Beats me
I'm sure they get a better success rate on captchas than me
Google's and Facebook's CAPTCHA services have been defeated in research that successfully designed an automated system to solve the "are-you-human?" verification challenges. CAPTCHAS are designed to make life easier for trusted users and painful for bots, by presenting challenges that are difficult for software to crack. …
I'm not an expert, but (as I understand it), NAT (particularly for mobile connections) places numerous devices on a single public (routeable) address. So insisting that each user have a different IP address would block many legitimate users.
> I'm not an expert, but (as I understand it), NAT (particularly for mobile connections) places numerous devices on a single public (routeable) address. So insisting that each user have a different IP address would block many legitimate users.
And the problem is...?
Another anti-bot technique is to impose rate limits. Limiting Facebook, Twitter, Instagram etc users to, say, one post per month should solve any bot problem.
"They were also able to spin up a virtual host that assumed the necessary identifying criteria of a legitimate user and could then generate clean cookies to solve CAPTCHAs out of the normal bounds."
I'm trying to make sense of this sentence, and I'm a human being (I think).
I don't get why this is more than academically interesting.

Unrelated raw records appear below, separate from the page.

__device__ __forceinline__ float fast_atan2_deg(float y, float x) {
  const float k = (float)(180.0 / 3.14159265358979323846);
  const float p1 = 0.9997878412794807f * k, p3 = -0.3258083974640975f * k, p5 = 0.1555786518463281f * k,
              p7 = -0.04432655554792128f * k;
  const float ax = fabsf(x), ay = fabsf(y);
  float a, c, c2;
  if (ax >= ay) {
    c = ay / (ax + (float)2.2204460492503131e-16);
    c2 = c * c;
    a = (((p7 * c2 + p5) * c2 + p3) * c2 + p1) * c;
  } else {
    c = ax / (ay + (float)2.2204460492503131e-16);
    c2 = c * c;
    a = 90.f - (((p7 * c2 + p5) * c2 + p3) * c2 + p1) * c;
  }
  if (x < 0) a = 180.f - a;
  if (y < 0) a = 360.f - a;
  return a;
}

__device__ __forceinline__ void det_sincosf(float t, float* s, float* c) {
  const double x = (double)t;
  const int k = (int)(x * 6.36619772367581382433e-01 + 0.5);
  const double kd = (double)k;
  const double r = (x - kd * 1.57079632673412561417e+00) - kd * 6.07710050650619224932e-11;
  const double z = r * r;
  double p = 1.58969099521155010221e-10;
  p = p * z + -2.50507602534068634195e-08;
  p = p * z + 2.75573137070700676789e-06;
  p = p * z + -1.98412698298579493134e-04;
  p = p * z + 8.33333333332248946124e-03;
  p = p * z + -1.66666666666666324348e-01;
  const double sr = r + (r * z) * p;
  double q = -1.13596475577881948265e-11;
  q = q * z + 2.08757232129817482790e-09;
  q = q * z + -2.75573143513906633035e-07;
  q = q * z + 2.48015872894767294178e-05;
  q = q * z + -1.38888888888741095749e-03;
  q = q * z + 4.16666666666666019037e-02;
  const double cr = (1.0 - 0.5 * z) + (z * z) * q;
  double sv, cv;
  switch (k & 3) {
    case 0: sv = sr; cv = cr; break;
    case 1: sv = cr; cv = -sr; break;
    case 2: sv = -sr; cv = -cr; break;
    default: sv = -cr; cv = sr; break;
  }
  *s = (float)sv;
  *c = (float)cv;
}

constexpr int PR = 22;
constexpr int PD = 2 * PR + 1;
constexpr int PP = 48;
constexpr int HP = 40;
constexpr int HC = 46;

template <bool HALF_UP, bool SUM256>
__global__ __launch_bounds__(256) void k_describe(OrbGeometry g, FrameSrc src, const uint8_t* pyr,
                                                  msf_keypoint* kp, const uint32_t* kp_cnt, uint8_t* desc) {
  __shared__ __attribute__((aligned(16))) uint8_t raw_s[4][PD * PP + 16];
  __shared__ __attribute__((aligned(16))) uint16_t hb_s[4][HP * HC];
  __shared__ uint32_t disc_s[2 * kDiscTasks];
  __shared__ __attribute__((aligned(16))) int pat_s[256];
  const int fi = blockIdx.y, slot = src.slot0 + fi;
  const int wave = __builtin_amdgcn_readfirstlane((int)(threadIdx.x >> 6)), lane = threadIdx.x & 63;
  for (int i = threadIdx.x; i < 2 * kDiscTasks; i += 256) disc_s[i] = c_disc[i];
  pat_s[threadIdx.x] = reinterpret_cast<const int*>(c_pattern)[threadIdx.x];
  __shared__ unsigned long long lvl_base_s[kOrbLevels];
  __shared__ int lvl_pitch_s[kOrbLevels];
  if (threadIdx.x < kOrbLevels) {
    int pt = 0;
    const uint8_t* bp = level_ptr(g, src, pyr, fi, threadIdx.x < g.nlevels ? (int)threadIdx.x : 0, &pt);
    lvl_base_s[threadIdx.x] = (unsigned long long)bp;
    lvl_pitch_s[threadIdx.x] = pt;
  }
  __syncthreads();
  const uint32_t count = min(kp_cnt[slot], (uint32_t)kKpCap);
  uint8_t* raw = raw_s[wave];
  uint16_t* hb = hb_s[wave];
  uint32_t* raw32 = reinterpret_cast<uint32_t*>(raw);
// ... 368 lines not shown
  rq.work_frames = o.work_frames;
  rq.level_size_mul_inv = o.level_size_mul_inv;
  rq.resize_generic = resize_generic_;
  rq.force_tau = force_tau_;
  rq.stream_min_frames = stream_min_frames_;
  OrbPlan plan;
  const std::string err = plan_orb(rq, &plan);
  if (!err.empty()) return err;
  g_ = plan.g;
  prim_ = plan.prim;
  harris_ = plan.harris;
  work_frames_ = plan.work_frames;
  for (int l = 0; l < kOrbLevels; l++) resize_shared_[l] = plan.resize_shared[l];

  const OrbGeometry& g = g_;
  const size_t S = (size_t)max_slots_, Wk = (size_t)work_frames_;
  const size_t total = (size_t)(g.pool_base + (long long)g.pool_entries);
  MSF_HIP_TRY(d_pyr_.reserve(Wk * g.pyr_bytes));
  MSF_HIP_TRY(d_tab_.reserve(plan.tab.size() * sizeof(uint32_t)));
  MSF_HIP_TRY(hipMemcpy(d_tab_, plan.tab.data(), plan.tab.size() * sizeof(uint32_t), hipMemcpyHostToDevice));
  MSF_HIP_TRY(d_cand_cnt_.reserve(Wk * kOrbLevels * sizeof(uint32_t)));
  MSF_HIP_TRY(d_tau_.reserve(2 * Wk * kOrbLevels * sizeof(uint32_t)));
  MSF_HIP_TRY(hipMemset(d_tau_, 0, 2 * Wk * kOrbLevels * sizeof(uint32_t)));
  MSF_HIP_TRY(d_redo_.reserve((1 + Wk * kOrbLevels) * sizeof(uint32_t)));
  MSF_HIP_TRY(d_redo_hist_.reserve(Wk * kOrbLevels * 256 * sizeof(uint32_t)));
  MSF_HIP_TRY(hipMemset(d_redo_hist_, 0, Wk * kOrbLevels * 256 * sizeof(uint32_t)));
  MSF_HIP_TRY(d_redo_thr_.reserve(Wk * kOrbLevels * sizeof(uint32_t)));
  MSF_HIP_TRY(d_qstat_.reserve(Wk * kOrbLevels * kQStat * sizeof(uint32_t)));
  MSF_HIP_TRY(hipMemset(d_qstat_, 0, Wk * kOrbLevels * kQStat * sizeof(uint32_t)));
  MSF_HIP_TRY(d_cand_.reserve(total * sizeof(uint32_t)));
  MSF_HIP_TRY(d_cand_sc_.reserve(total));
  MSF_HIP_TRY(d_cmap_.reserve(Wk * kOrbLevels * sizeof(uint2)));
  MSF_HIP_TRY(hipMemset(d_cmap_, 0, Wk * kOrbLevels * sizeof(uint2)));
  MSF_HIP_TRY(d_walk_abort_.reserve(16));
  MSF_HIP_TRY(hipMemset(d_walk_abort_, 0, 16));
  MSF_HIP_TRY(hipHostMalloc(&h_walk_abort_, 16, hipHostMallocDefault));
  h_walk_abort_[0] = h_walk_abort_[1] = 0u;
  MSF_HIP_TRY(d_s1_cnt_.reserve(Wk * kOrbLevels * sizeof(uint32_t)));
  MSF_HIP_TRY(d_s1_.reserve(Wk * g.s1_total * sizeof(uint4)));
  MSF_HIP_TRY(d_kp_.reserve(S * kKpCap * sizeof(msf_keypoint)));
  MSF_HIP_TRY(d_desc_.reserve(S * kKpCap * 32));
  MSF_HIP_TRY(d_kp_cnt_.reserve(S * sizeof(uint32_t)));
  MSF_HIP_TRY(d_status_.reserve(S * sizeof(uint32_t)));
  MSF_HIP_TRY(d_qres_.reserve((size_t)kSplitMaxPairs * kKpCap * sizeof(uint32_t)));
  MSF_HIP_TRY(d_done_.reserve((size_t)kSplitMaxPairs * sizeof(uint32_t)));
  MSF_HIP_TRY(hipMemset(d_done_, 0, (size_t)kSplitMaxPairs * sizeof(uint32_t)));
  MSF_HIP_TRY(hipMemset(d_kp_cnt_, 0, S * sizeof(uint32_t)));
  MSF_HIP_TRY(hipMemset(d_status_, 0, S * sizeof(uint32_t)));
  MSF_HIP_TRY(hipMemset(d_cand_cnt_, 0, Wk * kOrbLevels * sizeof(uint32_t)));
  MSF_HIP_TRY(hipMemset(d_s1_cnt_, 0, Wk * kOrbLevels * sizeof(uint32_t)));
  MSF_HIP_TRY(hipMemcpyToSymbol(HIP_SYMBOL(c_pattern), k_orb_bit_pattern_31, 1024));
  MSF_HIP_TRY(hipMemcpyToSymbol(HIP_SYMBOL(c_disc), plan.disc.data(), sizeof(uint32_t) * 2 * kDiscTasks));
  if (profile_) {
    for (auto& set : evr_)
      for (auto& e : set.ev) MSF_HIP_TRY(hipEventCreate(&e));
    ev_ok_ = true;
  }
  return "";
}

__global__ __launch_bounds__(256) void k_fill_u32(uint32_t* a, uint32_t* b, uint32_t v, int n) {
  const int i = blockIdx.x * 256 + threadIdx.x;
  if (i < n) { a[i] = v; b[i] = v; }
}

hipError_t OrbPipeline::extract(const FrameSrc& src, int n, hipStream_t st) {
  if (n <= 0) return hipSuccess;
  if (src.slot0 < 0 || src.slot0 + n > max_slots_ || n > work_frames_) return hipErrorInvalidValue;
  last_src_ = src;
  last_n_ = n;
  if (h_walk_abort_ && !walk_per_level_ && __atomic_load_n(&h_walk_abort_[1], __ATOMIC_RELAXED) != 0u) {
    walk_per_level_ = true;
    degraded_note_ = true;
  }
  if (test_stall_frame_ >= 0 && test_stall_calls_++ > 0) test_stall_frame_ = -1;
  if (ev_ok_) ev_begin_call();
  const hipError_t e = extract_range(src, n, st, ev_ok_ ? ev_ : nullptr);
  if (ev_ok_) ev_extract_pending_ = true;
  return e;
}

Spammers are willing to spend money on humans to solve trivial problems. CAPTCHAs should only be one element in a broader set of protections.

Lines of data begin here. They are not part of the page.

+    __device__ __forceinline__ float sg(int j) const { return c[j].sg; }
+    __device__ __forceinline__ float V(int j) const { return c[j].V; }
+    __device__ __forceinline__ double r(int j) const { return c[j].r; }
+    __device__ __forceinline__ double W(int j) const { return eW[j]; }
+    __device__ __forceinline__ void load_rW(int j, double& r, double& W) const { r = c[j].r; W = eW[j]; }
+    __device__ __forceinline__ void set_V(int j, float V) const { c[j].V = V; }
+    __device__ __forceinline__ void set_policy(int j, float mu, float sg) const { c[j].mu = mu; c[j].sg = sg; }
+    __device__ __forceinline__ void set_r(int j, double r) const { c[j].r = r; }
+    __device__ __forceinline__ void set_W(int j, double W) const { eW[j] = W; }
+    template <bool S4> __device__ __forceinline__ void set_state(int j, const double* s, float zero) const {
+        c[j].s[0] = s[0]; c[j].s[1] = s[1]; c[j].s[2] = s[2]; c[j].s[3] = S4 ? s[3] : 0.0; c[j].mu = zero; c[j].sg = zero; c[j].pad = zero;
+    }
+};
+
+template <bool CONT, int TLDS, typename CS, typename F, typename PW = int>
+__device__ __forceinline__ void backup_from(const TreeStore<TLDS>& ts, const CS& cs, int j, float V, int sub,
                                             float gamma_f, double gamma, bool firstlvl, bool at_leaf, double Rv, F&& on_node,
                                             const PW* s_pw = nullptr, int pw_cap = 0) {
     typedef typename TreeStore<TLDS>::Rec Rec;
@@ -173,7 +250,7 @@
         Rec mrec = ts.hot[mine];
         const bool is_edge = (sub < cnt) && (mine != 0);
         double r = 0.0, W = 0.0;
-        if (is_edge) { r = cold[mine].r; W = edge_W[mine]; }
+        if (is_edge) cs.load_rW(mine, r, W);
         double myR = 0.0;
         const int nedge = hit_root ? cnt - 1 : cnt;
 #pragma unroll 1
@@ -195,7 +272,7 @@
                 double Wn = W + myR;
                 mrec.Q = tree_div(Wn, (double)en);
                 mrec.edge_n = (decltype(mrec.edge_n))en;
-                edge_W[mine] = Wn;
+                cs.set_W(mine, Wn);
             }
             if (!(at_leaf && sub == 0)) {
                 mrec.node_n = (decltype(mrec.node_n))(mrec.node_n + 1);
@@ -214,8 +291,8 @@
     }
 }
 
-template <bool CONT, int TLDS, typename F, typename PW = int>
-__device__ __forceinline__ void backup_path(const TreeStore<TLDS>& ts, const Cold* cold, double* edge_W, float V, int sub, float gamma_f,
+template <bool CONT, int TLDS, typename CS, typename F, typename PW = int>
+__device__ __forceinline__ void backup_path(const TreeStore<TLDS>& ts, const CS& cs, float V, int sub, float gamma_f,
                                             double gamma, int D, int my_depth, int pid, double pr, double& pW, F&& on_node,
                                             typename TreeStore<TLDS>::Rec& rec, double& chainR, bool same_chain = false,
                                             double r_uniform = 0.0, double r_first = 0.0, const PW* s_pw = nullptr, int pw_cap = 0) {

As an example, Yahoo financial message boards. No regular user registers, then immediately proceeds to post 100 messages to 100 different boards separated by only a few seconds. A CAPTCHA per posting won't block this spam. Analyzing behavior will quickly shut it down.
Exponential rate limiting. Start over at a random time of the day. If the user input is supposed to be typed, measure the time it takes for a reasonable typist to enter the comment (or whatever). Go from there. Display a clock if you must allow for cutting and pasting, but double up on the time out period.
Yes, they are a pain. I doubt that the google people can solve all of them accurately.